Thursday 24 March 2011

On Nowruz, Iranians celebrate new year, while Americans ask for captives | Turtle Bay

On the occasion of the Persian New Year - the traditional Iranian holiday that coincides with the beginning of spring -- the Iranian mission to the United Nations today helped organize a panel discussion to highlight the importance of nature. Entitled "Nowruz and the Earth: Harmony Between Culture and Nature," the panel discussion drew together U.N. officials, scholars and environmentalists. A delegation from Iran's government also attended the event, which was held at the Millennium U.N. Plaza Hotel. A separate observance of Nowruz was scheduled at the U.N. General Assembly Hall for Monday evening.

"Norwuz apparently is one of the oldest celebrations on the Earth," according to a press statement issued by Iran's, Afghanistan's and Tajikistan's U.N. envoys. "To commemorate Nowruz also means to promote life in harmony with nature, natural cycles and sources of life." The main task of the panel, according to the statement, is to "elaborate on the orphic interrelation between"  (in other words, discuss the links between) Nowruz and "International Mother Earth Day," which is also officially recognized by the U.N.

But a group of leading environmentalists and scholars, including Steven Cohen, executive director of Columbia University's Earth Institute and Bill McKibben, the author, issued an appeal to Tehran to release two American hikers, Josh Fattal and Shane Bauer, who were detained nearly 20 months ago while crossing the border from Iraqi Kurdistan into Iran. The group said the two men have devoted their lives to promoting environmental causes. Iranians authorities detained the two men in 2008, alleging they had hiked illegally into Iran, and accused them of espionage. Baeur's fiancé, Sarah Shroud, who was arrested with the two men, was released last year.

"Josh and Shane have done nothing wrong. They had no intention of approaching the unmarked border with Iran...while they were hiking beyond a beautiful waterfall in Iraqi Kurdistan," the letter stated. "This week a delegation of Iranian environmentalists is visiting the United Nations. We welcome this delegation to the United States as we believe the greatest challenge to our planet must be confronted as one world. At the same time, we do not understand why Iran is holding these two individuals, who have both made protecting the environment a priority in their lives."

Fattal, 28, a 2004 UC Berkeley graduate with a degree in Environmental Economics and Policy, taught courses on sustainable agriculture and other topics at the Aprovecho Sustainability Education Center in Oregon. He has led workshops in Guatemalan indigenous communities on how to build fuel-efficient, non-polluting wood-burning stoves. Tao Orion, a colleague of Fattal's at Aprovecho, said he was a standout teacher who later went on to lead environmental teaching programs abroad, including in India, China and South Africa. She said the government of the Iranian delegation promoting environmental causes at the United Nations "definitely has one person in prison who could speak very eloquently about those topics."

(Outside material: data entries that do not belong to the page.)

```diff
@@ -362,24 +634,25 @@
     plan_split_tail(tiles, [&](int) { return n_kvb; }, n_full, n_split, splits);
     float* part_ws = nullptr;
     if (n_split > 0 && attn_part_workspace(stream, (size_t)n_split * splits * (128 * 128 + 256) * sizeof(float), &part_ws)) return -1;
-    const int grid = n_full + n_split * splits;
+    const int n_items = n_full + n_split * splits;
+    const int grid = kPipelined && n_items > num_sms() ? num_sms() : n_items;
     const float scale_log2 = scale * 1.4426950408889634f;
     const bool pdl = pdl_mode() != 0;
     LaunchScope ls(LK_ATTN, 4.0 * B * H * (double)Lq * L * 128, stream);
     static unsigned long long attr_set = 0;
-    if (attn_smem_attr(attention_kernel<kBKV>, kAttnSmem, attr_set)) return -1;
-    MMDP_CUDA(launch_ex(attention_kernel<kBKV>, dim3(grid), dim3(kAttnThreads), kAttnSmem, stream, pdl, false, tmQ, tmK, tmVt, out, H, L,
-                        d_model, scale_log2, n_full, splits, part_ws, Lq));
+    if (attn_smem_attr(attention_kernel<kBKV, kPipelined>, kAttnSmem, attr_set)) return -1;
+    MMDP_CUDA(launch_ex(attention_kernel<kBKV, kPipelined>, dim3(grid), dim3(kAttnThreads), kAttnSmem, stream, pdl, false, tmQ, tmK, tmVt,
+                        out, H, L, d_model, scale_log2, n_full, splits, part_ws, Lq, n_items));
     if (n_split > 0)
         MMDP_CUDA(launch_ex(attention_combine_kernel, dim3(n_split, 128), dim3(128), 0, stream, pdl, false, (const float*)part_ws, out, H, Lq,
                             d_model, scale_log2, n_full, splits));
     return 0;
 }
 
-template <int kBKV>
+template <int kBKV, bool kPipelined>
 static int attention_packed_launch(const __nv_bfloat16* q, const __nv_bfloat16* k, const __nv_bfloat16* vt, __nv_bfloat16* out,
                                    const SegTable& segs, int H, int Lpad, float scale, cudaStream_t stream) {
-    constexpr int kAttnSmem = AttnCfg<kBKV>::kSmem;
+    constexpr int kAttnSmem = kPipelined ? kPipeSmem : AttnCfg<kBKV>::kSmem;
     if (segs.n <= 0 || segs.n > kMaxSegs || H <= 0) return set_error("attention_packed: %d sequences (1 to %d)", segs.n, kMaxSegs);
     if (Lpad % 8) return set_error("attention_packed: Lpad must be a multiple of 8");
     AttnSegs as{};
@@ -407,14 +680,15 @@
     plan_split_tail(tiles, kvb_of, n_full, n_split, splits);
     float* part_ws = nullptr;
     if (n_split > 0 && attn_part_workspace(stream, (size_t)n_split * splits * (128 * 128 + 256) * sizeof(float), &part_ws)) return -1;
-    const int grid = n_full + n_split * splits;
+    const int n_items = n_full + n_split * splits;
+    const int grid = kPipelined && n_items > num_sms() ? num_sms() : n_items;
     const float scale_log2 = scale * 1.4426950408889634f;
     const bool pdl = pdl_mode() != 0;
     LaunchScope ls(LK_ATTN, work, stream);
     static unsigned long long attr_set = 0;
-    if (attn_smem_attr(attention_packed_kernel<kBKV>, kAttnSmem, attr_set)) return -1;
-    MMDP_CUDA(launch_ex(attention_packed_kernel<kBKV>, dim3(grid), dim3(kAttnThreads), kAttnSmem, stream, pdl, false, tmQ, tmK, tmVt, out,
-                        H, d_model, scale_log2, n_full, splits, part_ws, as));
+    if (attn_smem_attr(attention_packed_kernel<kBKV, kPipelined>, kAttnSmem, attr_set)) return -1;
+    MMDP_CUDA(launch_ex(attention_packed_kernel<kBKV, kPipelined>, dim3(grid), dim3(kAttnThreads), kAttnSmem, stream, pdl, false, tmQ, tmK,
+                        tmVt, out, H, d_model, scale_log2, n_full, splits, part_ws, as, n_items));
     if (n_split > 0)
         MMDP_CUDA(launch_ex(attention_packed_combine_kernel, dim3(n_split, 128), dim3(128), 0, stream, pdl, false, (const float*)part_ws,
                             out, H, d_model, scale_log2, n_full, splits, as));
@@ -424,17 +698,19 @@
 int attention_fwd(const __nv_bfloat16* q, const __nv_bfloat16* k, const __nv_bfloat16* vt, __nv_bfloat16* out, int B, int H, int L,
                   int Lpad, float scale, cudaStream_t stream, int Lq) {
     const int version = opt(OPT_ATTN_VERSION);
-    if (version == 7) return attention_launch<64>(q, k, vt, out, B, H, L, Lpad, scale, stream, Lq);
+    if (version == 7) return attention_launch<64, false>(q, k, vt, out, B, H, L, Lpad, scale, stream, Lq);
     if (version != 6) return set_error("attention: unknown kernel generation %d (6 or 7)", version);
-    return attention_launch<128>(q, k, vt, out, B, H, L, Lpad, scale, stream, Lq);
+    if (opt(OPT_ATTN_PIPELINE)) return attention_launch<128, true>(q, k, vt, out, B, H, L, Lpad, scale, stream, Lq);
+    return attention_launch<128, false>(q, k, vt, out, B, H, L, Lpad, scale, stream, Lq);
 }
 
 int attention_packed_fwd(const __nv_bfloat16* q, const __nv_bfloat16* k, const __nv_bfloat16* vt, __nv_bfloat16* out,
                          const SegTable& segs, int H, int Lpad, float scale, cudaStream_t stream) {
     const int version = opt(OPT_ATTN_VERSION);
-    if (version == 7) return attention_packed_launch<64>(q, k, vt, out, segs, H, Lpad, scale, stream);
+    if (version == 7) return attention_packed_launch<64, false>(q, k, vt, out, segs, H, Lpad, scale, stream);
     if (version != 6) return set_error("attention: unknown kernel generation %d (6 or 7)", version);
-    return attention_packed_launch<128>(q, k, vt, out, segs, H, Lpad, scale, stream);
-}
-
-}
+    if (opt(OPT_ATTN_PIPELINE)) return attention_packed_launch<128, true>(q, k, vt, out, segs, H, Lpad, scale, stream);
+    return attention_packed_launch<128, false>(q, k, vt, out, segs, H, Lpad, scale, stream);
+}
+
+}
diff --git a/mmada_parallel_b200/csrc/mmdp_internal.h b/mmada_parallel_b200/csrc/mmdp_internal.h
--- a/mmada_parallel_b200/csrc/mmdp_internal.h
+++ b/mmada_parallel_b200/csrc/mmdp_internal.h
@@ -34,7 +34,8 @@
 void set_pdl_mode(int on);
 int env_int(const char* name, int dflt);
 enum OptId { OPT_PDL = 0, OPT_GEMM_SPLITK, OPT_GEMM_L2PF, OPT_GEMM_L2PF_MOD, OPT_GEMM_GROUP_M, OPT_ATTN_SPLIT_TAIL,
-             OPT_RMSNORM_WARP, OPT_ROW_WINDOW, OPT_ATTN_VERSION, OPT_GEMM_PAIR, OPT_COUNT };
+             OPT_RMSNORM_WARP, OPT_ROW_WINDOW, OPT_ATTN_VERSION, OPT_GEMM_PAIR,
+             OPT_ATTN_PIPELINE, OPT_COUNT };
 int opt(int id);
 int set_opt(const char* key, int value);
 
diff --git a/mmada_parallel_b200/csrc/ptx.cuh b/mmada_parallel_b200/csrc/ptx.cuh
--- a/mmada_parallel_b200/csrc/ptx.cuh
+++ b/mmada_parallel_b200/csrc/ptx.cuh
@@ -53,6 +53,21 @@
     while (!mbar_try_wait(bar, parity)) {
         if (++spins > MMDP_WAIT_SPIN_LIMIT) __trap();
     }
+}
+
+__device__ __forceinline__ void named_bar_sync(uint32_t id, uint32_t threads) {
+    asm volatile("bar.sync %0, %1;" ::"r"(id), "r"(threads) : "memory");
+}
+__device__ __forceinline__ void named_bar_arrive(uint32_t id, uint32_t threads) {
+    asm volatile("bar.arrive %0, %1;" ::"r"(id), "r"(threads) : "memory");
+}
+
+__device__ __forceinline__ bool mbar_wait_bounded(uint64_t* bar, uint32_t parity) {
+    uint32_t spins = 0;
+    while (!mbar_try_wait(bar, parity)) {
+        if (++spins > MMDP_WAIT_SPIN_LIMIT) return false;
+    }
+    return true;
 }
 
 __device__ __forceinline__ void fence_proxy_async_smem() {
diff --git a/mmada_parallel_b200/csrc/runtime.cu b/mmada_parallel_b200/csrc/runtime.cu
--- a/mmada_parallel_b200/csrc/runtime.cu
+++ b/mmada_parallel_b200/csrc/runtime.cu
@@ -49,6 +49,7 @@
     {"row_window", "MMDP_ROW_WINDOW", 1, 0, false},
     {"attn_version", "MMDP_ATTN_VERSION", 6, 0, false},
     {"gemm_pair", "MMDP_GEMM_PAIR", 0, 0, false},
+    {"attn_pipeline", "MMDP_ATTN_PIPELINE", 1, 0, false},
 };
 int opt(int id) {
     Opt& o = g_opts[id];
```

## Software-pipeline attention: overlap PV of block j-1 with QK of block j, ping-pong warpgroups

Applied to the files above, without the earlier changes.

Restructures the attention consumer loop so the P·V wgmma for the previous KV block is issued together with the Q·K wgmma for the current block, and the softmax of one block overlaps with tensor-core work. Two named barriers alternate the two consumer warpgroups so one issues wgmma while the other does softmax, in the FlashAttention-3 ping-pong style. The intent is to hide softmax/exp latency behind tensor-core execution. It adds a bounded-spin wait with a trap on timeout, keeps more live registers (pa plus sacc plus o), and complicates the barrier protocol.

The families and friends of the two captives say that during their nearly 600 days of detention Bauer and Fattal have met only once with their mothers, and had two brief telephone calls with family members. They contend that the two men were not spies, that they have professed their innocence in an Iranian court, and they have meant no harm to the Iranian government.

"We understand that Nowruz is a time for families to come together, reflect on the year that has passed and look with hope to the future," Bauer's and Fattal's families wrote in a separate appeal to the Iranian government today. "We extend our best wishes to everyone in the Islamic Republic of Iran, in the United States and around the world who celebrates this important occasion and, from the depths of our despair, appeal to the political and religious leaders of Iran to show compassion and make this a time when we too can at last be together again as families...We beseech the Iranian authorities to show compassion and end our heartbreak."

Bauer, 28, a freelance journalist who grew up in rural Minnesota has published stories in The Nation, Mother Jones, and the San Francisco Chronicle on politics and the environment. He once chronicled the environmental impact of war in the Darfur region of Sudan in a piece entitled "The Ecology of Genocide" that ran in The Environmental Magazine. He rides a bike, rather than a car, has been a vegetarian for more than a decade, and "practices conservation" at all times.

"We voice our support for Josh and Shane, who have demonstrated nothing but respect for the earth and their fellow human beings, and appeal to Iran for their immediate release from near total isolation, with almost no access to their families or their lawyer," according to the environmentalists statement. "If Iran is sincere in its commitment to environmental stewardship, it should release Josh and Shane and allow them to rejoin our common cause."